STOCKS:
The European debt contagion has been “kicked down the road” as Spanish and Italian short-and-long term bond yields have moderated recently given the ECB “plan” to buy bonds of up to 3-years in maturity...but only if asked and only if conditionality is imposed upon those asking. The Fed has also changed its game from “inflation-fighting” to “unemployment fighting” with the new move to QE-4; and with any war — they will go further and farther than anyone believes in printing money to achieve their ends...regardless of their balance sheet concerns.
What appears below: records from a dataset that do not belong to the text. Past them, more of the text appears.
template <bool COUNT, bool LV = false, bool VER = false>
FLX_DEV bool shade0_tile(FrameArgsP ab, uint32_t tile, uint32_t lane, float4 h, WorkCounters &cnt, const FrameView *lv = nullptr) {
  uint32_t S, frameIdx, lightBase = 0;
  int tri;
  bool alive, compact;
  f3 camera;
  SurfaceCtx sf;
  float ndcX = 0.0f, ndcY = 0.0f;
  Hit hit;
  {
  FLX_ARGS_OF(ab);
  S = (uint32_t)fr.samples;
  uint32_t px, k;
  tile8_pixel(fr, tile, lane, px, k);
  const bool inFrame = px < fr.width && k < fr.rows;
  frameIdx = inFrame ? frame_index(fr, k) : 0u;
  camera = view_camera(view_at<LV>(fr, lv, frameIdx));
  tri = inFrame ? __float_as_int(h.w) : -1;
  alive = tri != -1 && fr.max_reflections > 0 && length(F3(1.0f, 1.0f, 1.0f) * F3(1.0f, 1.0f, 1.0f)) >= fr.min_importancy * SQRT3;
  hit.suv = F3(h.x, h.y, h.z); hit.triangleId = tri; hit.transformId = 0;
  compact = wb.rec0 != nullptr;
  if (alive) {
    hit.transformId = (int)sc.geometry[3 * tri + 2].y << 1;
    if (VER) { const uint32_t ver = scene_version_of<VER>(fr, frameIdx); hit.transformId += (int)(ver * 2u * sc.n_transforms); lightBase = ver * 6u * sc.n_lights; }
    const uint32_t py_gl = fr.height - 1u - image_row(fr, k);
    float viewDepthPerS;
    Ray pr;
    pr.origin = camera;
    pr.dir = primary_dir_v(fr, view_at<LV>(fr, lv, frameIdx), px, py_gl, ndcX, ndcY, viewDepthPerS);
    const WorkCounters before = cnt;
    shadeSurface<COUNT>(sc, fr, hit, pr, camera, sf, cnt);
    if (COUNT) {
      cnt.shades = before.shades + (cnt.shades - before.shades) * S;
      cnt.atlas_texels = before.atlas_texels + (cnt.atlas_texels - before.atlas_texels) * S;
    }
  }
  }
  for (uint32_t s = 0; s < S; s++) {
    FLX_ARGS_OF(ab);
    const uint32_t pathId = ((tile * S + s) << 6) | lane;
    float4 *rec = wb.rec + (size_t)pathId * 8;
    if (!alive) {
      if (tri != -1) finalize_path<LV>(fr, wb, pathId, F3(0.0f, 0.0f, 0.0f), F3(1.0f, 1.0f, 1.0f), F3(1.0f, 1.0f, 1.0f), lv);
      if (compact) wb.rec0[(size_t)pathId * 3] = make_float4(0.f, 0.f, 0.f, __int_as_float(RF_DEAD));
      else rec[0] = make_float4(0.f, 0.f, 0.f, __int_as_float(RF_DEAD));
      continue;
    }
    PathState p;
    PixelState ps;
    ps.firstRayLength = 1.0f; ps.glassFilter = 0.0f; ps.originalRMEx = 0.0f; ps.originalTPOx = 0.0f;
    ps.renderId.x = ps.renderId.y = ps.renderId.z = ps.renderId.w = 0.0f;
    ps.renderOriginalId = ps.renderId;
    ps.ndc_x = ndcX; ps.ndc_y = ndcY;
    ps.seed = view_at<LV>(fr, lv, frameIdx).random_seed;
    ps.lightBase = lightBase;
    ps.originalColor = F3(1.0f, 1.0f, 1.0f);
    p.hit = hit;
    p.lastHitPoint = camera;
    p.dontFilter = true;
    p.importancyFactor = F3(1.0f, 1.0f, 1.0f);
    const float cosSampleN = flx_cos((float)s);
    ShadeOut so;
    shadeSample(sc, fr, sf, ps, p, camera, cosSampleN, 0, so);
    const int flags = (p.dontFilter ? RF_DONT_FILTER : 0) | (so.needShadow ? RF_NEED_SHADOW : 0) | (so.shadowedNoWalk ? RF_SHADOWED_NO_WALK : 0) |
                      (nextBounceRuns(fr, 0, p.importancyFactor, ps.originalColor) ? 0 : RF_NO_CLOSEST);
    if (compact) {
      if (s == 0u) {
        float4 *pp = wb.pix0 + (((size_t)tile << 6) | lane) * 3;
        pp[0] = make_float4(p.ray.origin.x, p.ray.origin.y, p.ray.origin.z, 0.0f);
        pp[1] = make_float4(so.shadowRay.origin.x, so.shadowRay.origin.y, so.shadowRay.origin.z, 0.0f);
        pp[2] = make_float4(ps.originalColor.x, ps.originalColor.y, ps.originalColor.z, so.baseLuminance.x);
      }
      float4 *r0 = wb.rec0 + (size_t)pathId * 3;
      r0[0] = make_float4(p.ray.dir.x, p.ray.dir.y, p.ray.dir.z, __int_as_float(flags));
      r0[1] = make_float4(so.shadowRay.dir.x, so.shadowRay.dir.y, so.shadowRay.dir.z, so.shadowLen);
      r0[2] = make_float4(so.litColor.x, so.litColor.y, so.litColor.z, 0.0f);
      continue;
    }
    rec[0] = make_float4(p.ray.origin.x, p.ray.origin.y, p.ray.origin.z, __int_as_float(flags));
    rec[1] = make_float4(p.ray.dir.x, p.ray.dir.y, p.ray.dir.z, so.shadowLen);
    rec[2] = make_float4(so.shadowRay.origin.x, so.shadowRay.origin.y, so.shadowRay.origin.z, so.baseLuminance.x);
    rec[3] = make_float4(so.shadowRay.dir.x, so.shadowRay.dir.y, so.shadowRay.dir.z, __int_as_float(0));
    rec[4] = make_float4(so.litColor.x, so.litColor.y, so.litColor.z, 0.0f);
    rec[5] = make_float4(0.0f, 0.0f, 0.0f, 0.0f);
    rec[6] = make_float4(p.importancyFactor.x, p.importancyFactor.y, p.importancyFactor.z, 0.0f);
    rec[7] = make_float4(ps.originalColor.x, ps.originalColor.y, ps.originalColor.z, 0.0f);
  }
  return alive;
}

STRATEGY: The S&P 500 remains above the 160-wma long-term support level at 1263. The much followed 200-dma support level stands at 1393, and was regained in weekly key bullish reversal fashion. Collectively, this stands bullish for a test and likely breakout above the recent September highs at 1475. We are long of gold and transports at this juncture; but need to consider pullbacks for a potential rally extension.
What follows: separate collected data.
diff --git a/yolo_tf_amd/csrc/elementwise.hip b/yolo_tf_amd/csrc/elementwise.hip
--- a/yolo_tf_amd/csrc/elementwise.hip
+++ b/yolo_tf_amd/csrc/elementwise.hip
@@ -96,24 +96,25 @@
     return YOLO2_OK;
 }
 
+#define Y2_GLOBAL __attribute__((address_space(1)))
 template <typename T>
-__device__ __forceinline__ void store8(T *dst, const float (&v)[8]) {
+__device__ __forceinline__ void store8(Y2_GLOBAL T *dst, const float (&v)[8]) {
     if constexpr (sizeof(T) == 2) {
         bf16x8 o;
 #pragma unroll
         for (int j = 0; j < 8; ++j) o[j] = (bf16)v[j];
-        *reinterpret_cast<bf16x8 *>(dst) = o;
+        *(Y2_GLOBAL bf16x8 *)dst = o;
     } else {
         f32x4 a = {v[0], v[1], v[2], v[3]}, b = {v[4], v[5], v[6], v[7]};
-        reinterpret_cast<f32x4 *>(dst)[0] = a;
-        reinterpret_cast<f32x4 *>(dst)[1] = b;
+        ((Y2_GLOBAL f32x4 *)dst)[0] = a;
+        ((Y2_GLOBAL f32x4 *)dst)[1] = b;
     }
 }
 template <typename T>
 __device__ __forceinline__ void filter_tile_emit(const yolo2_filter_desc &d, const float (&tile)[YOLO2_FILTER_PREP_TILE][YOLO2_FILTER_PREP_TILE_N + 1], int tap, int taps,
                                                  int c0, int n0, int tid) {
     constexpr int TC = YOLO2_FILTER_PREP_TILE, TN = YOLO2_FILTER_PREP_TILE_N;
-    T *Ff = (T *)d.Ffwd, *Fd = (T *)d.Fdgr;
+    Y2_GLOBAL T *Ff = (Y2_GLOBAL T *)d.Ffwd, *Fd = (Y2_GLOBAL T *)d.Fdgr;
     if (Ff) {
         constexpr int LPR = TC / 8, RPP = 256 / LPR;
         const int g8 = (tid % LPR) * 8, rr = tid / LPR;
@@ -2057,7 +2058,43 @@
     const int tid = threadIdx.x;
     const long base = (d.W - a.params) + (long)tap * d.cin * d.cout;
     const bool vec_ok = (d.cout & 3) == 0 && ((base & 3) == 0);
-    {
+    constexpr int LPR_ = TN / 4, RPP_ = 256 / LPR_, NP = TC / RPP_;
+    if (vec_ok && c0 + TC <= d.cin && n0 + TN <= d.cout) {
+        const int col = (tid % LPR_) * 4, r0 = tid / LPR_;
+        const unsigned pitch = (unsigned)RPP_ * (unsigned)d.cout * 4u;
+        const unsigned off0 = ((unsigned)(c0 + r0) * (unsigned)d.cout + (unsigned)(n0 + col)) * 4u;
+        char *__restrict__ pw = reinterpret_cast<char *>(a.params + base);
+        char *__restrict__ pm = reinterpret_cast<char *>(a.m + base);
+        char *__restrict__ pv = reinterpret_cast<char *>(a.v + base);
+        const char *__restrict__ pg = reinterpret_cast<const char *>(a.grads + base);
+        f32x4 W[NP], M[NP], V[NP], G[NP];
+        auto load = [&](int p) {
+            const unsigned o = off0 + (unsigned)p * pitch;
+            W[p] = *reinterpret_cast<const f32x4 *>(pw + o);
+            M[p] = *reinterpret_cast<const f32x4 *>(pm + o);
+            V[p] = *reinterpret_cast<const f32x4 *>(pv + o);
+            G[p] = *reinterpret_cast<const f32x4 *>(pg + o);
+        };
+        load(0);
+        load(1);
+#pragma unroll
+        for (int p = 0; p < NP; ++p) {
+            if (p + 2 < NP) load(p + 2);
+            __builtin_amdgcn_sched_barrier(0);
+#pragma unroll
+            for (int j = 0; j < 4; ++j) {
+                float wj = W[p][j], mj = M[p][j], vj = V[p][j];
+                adam_one(wj, G[p][j], mj, vj, a.alpha, a.omb1, a.omb2, a.eps, a.gs);
+                W[p][j] = wj; M[p][j] = mj; V[p][j] = vj;
+                tile[r0 + p * RPP_][col + j] = wj;
+            }
+            const unsigned o = off0 + (unsigned)p * pitch;
+            *reinterpret_cast<f32x4 *>(pm + o) = M[p];
+            *reinterpret_cast<f32x4 *>(pv + o) = V[p];
+            *reinterpret_cast<f32x4 *>(pw + o) = W[p];
+            __builtin_amdgcn_sched_barrier(0);
+        }
+    } else {
         constexpr int LPR = TN / 4, RPP = 256 / LPR;
         const int col = (tid % LPR) * 4, r0 = tid / LPR;
 #pragma unroll
@@ -2105,3 +2142,155 @@
     Y2_CHECK_LAUNCH();
     return YOLO2_OK;
 }
+
+#define Y2_ADAM_STREAM_C 64
+#define Y2_ADAM_STREAM_N 32
+__device__ __forceinline__ unsigned stream_koff(int tap, int x0, int ld, int taps) {
+    return y2_kchunk(ld, taps) == Y2_KCHUNK ? (unsigned)((x0 >> 6) * taps * Y2_KCHUNK + tap * Y2_KCHUNK + (x0 & 63)) : (unsigned)(tap * ld + x0);
+}
+template <typename T>
+__device__ __forceinline__ void adam_stream_patch_elementwise(const yolo2_filter_desc &d, const Y2AdamArgs &a, long base, int tap, int taps, int c0, int n0, int lane) {
+    Y2_GLOBAL T *Ff = (Y2_GLOBAL T *)d.Ffwd, *Fd = (Y2_GLOBAL T *)d.Fdgr;
+    const long Kf = (long)taps * d.ldcin, Kd = (long)taps * d.ldcout;
+    const int tp = taps - 1 - tap, cb = c0 + (lane & 7) * 8, nb = n0 + (lane >> 3) * 4;
+    for (int j = 0; j < 8 && cb + j < d.ldcin; ++j) {
+        const int c = cb + j;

WORLD MARKETS are all lower this morning as a plethora of concerns are starting to overtake the markets. First, in Europe, there are concerns regarding the high level of the euro and its impact upon growth. This view as expressed in comments yesterday by Mr. Juncker of the Eurogroup – the eurozone’s top financial committee.However, this morning, those comments are being downplayed by ECB policymaker Nowotny – who said there are no concerns. We find this all rather interesting; but the fact of the matter is that Germany’s poor 4Q-GDP figures – the worst in 3-years – suggest that recession in Europe isn’t going to be easy to exit from regardless of whether or not Spanish or Italian bond yields have moved lower in the past 7-months.
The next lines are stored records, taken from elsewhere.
+                        r_desc[d] = make_uint4(seg0, len, fxq, a_u);
+                        if (a_u < (uint32_t)SP_UBITS) atomicOr(&ubits2[buf * (SP_UBITS / 32) + (a_u >> 5)], 1u << (a_u & 31u));
+                    }
+                };
+                const bool ke_late = RO && single && parts == 1u && (direct || sketch);
+                bool pre_next = false;
+                uint32_t nx_d = 0u;
+                if (RO && single && pi + 1 < np) {
+                    const uint32_t ninfo = s_pinfo[pi + 1], nnab = s_pnab[pi + 1];
+                    const bool n_direct = (ninfo >> 31) != 0u, n_pk = (ninfo >> 30) == 1u;
+                    const bool n_sketch = n_pk && p.sketch != 0u && thr_v < SP_FLAG;
+                    const uint32_t nkeys = (ninfo & 0x3FFFFFFFu) + ((nnab >> 16) - (nnab & 0xFFFFu));
+                    pre_next = (n_direct || n_pk || nkeys <= p.piece_paths) && ((ninfo & 0x3FFFFFFFu) >> 2) + (uint32_t)dv <= (uint32_t)SP_UBITS;
+                    const bool n_quant = (n_pk && !n_sketch) || (ninfo >> 30) == 3u;
+                    nx_d = n_quant ? (s_pky[pi + 1] >> 16) & 0xFFu : 0u;
                 }
                 auto emit = [&](uint32_t u, uint32_t sum) {
                     uint32_t pos = atomicAdd(&s_out_cur, 1u);
@@ -395,6 +439,7 @@
                     }
                 };
                 for (uint32_t part = 0; part < parts; ++part) {
+                    auto known_edges = [&]() {
                     for (int j = sketch ? nb : single ? tid : na + tid; j < nb; j += T) {
                         const uint32_t u = single ? my_w : (uint32_t)vcol[j];
                         if (j >= na && (int32_t)u >= lo_id && (int32_t)u < hi_id) {
@@ -402,7 +447,7 @@
                                 const uint32_t o = u - (uint32_t)lo_id;
                                 atomicOr(&lds[o >> 1], 0x8000u << ((o & 1u) << 4));
                             } else if (direct) {
-                                lds[u - (uint32_t)lo_id] = SP_FLAG;
+                                atomicOr(&lds[u - (uint32_t)lo_id], SP_FLAG);
                             } else if (packed) {
                                 const uint32_t mix = sp_mix(u);
                                 uint32_t h = mix >> (32 - bits);
@@ -428,6 +473,8 @@
                             }
                         }
                     }
+                    };
+                    if (!ke_late) known_edges();
                     for (int r = 0; r < rounds; ++r) {
                         const int j = r * T + tid;
                         uint32_t w = my_w, rev = my_rev, base = my_base, fx = my_fx;
@@ -448,29 +495,20 @@
                             b = b < rev ? b : rev;
                             len = (uint32_t)j < xv ? 0u : b - a;
                         }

In adition, we’ve seen various earnings reports out of Goldman Sachs (GS) and JPMorgan (JPM) that were received differently. GS is moving higher in the pre-market; JPM Is moving lower. Each has benefited tremendously by the Fed’s move to QE, for each have had a bond/mortgage refinancing/issuance market handed to them on a silver platter. This is part and parcel of the bank recapitalization program that has been in place for a number of years. At some point, the music stops, but that isn’t likely today – although if the banks start to perform badly, then it would certainly not be good.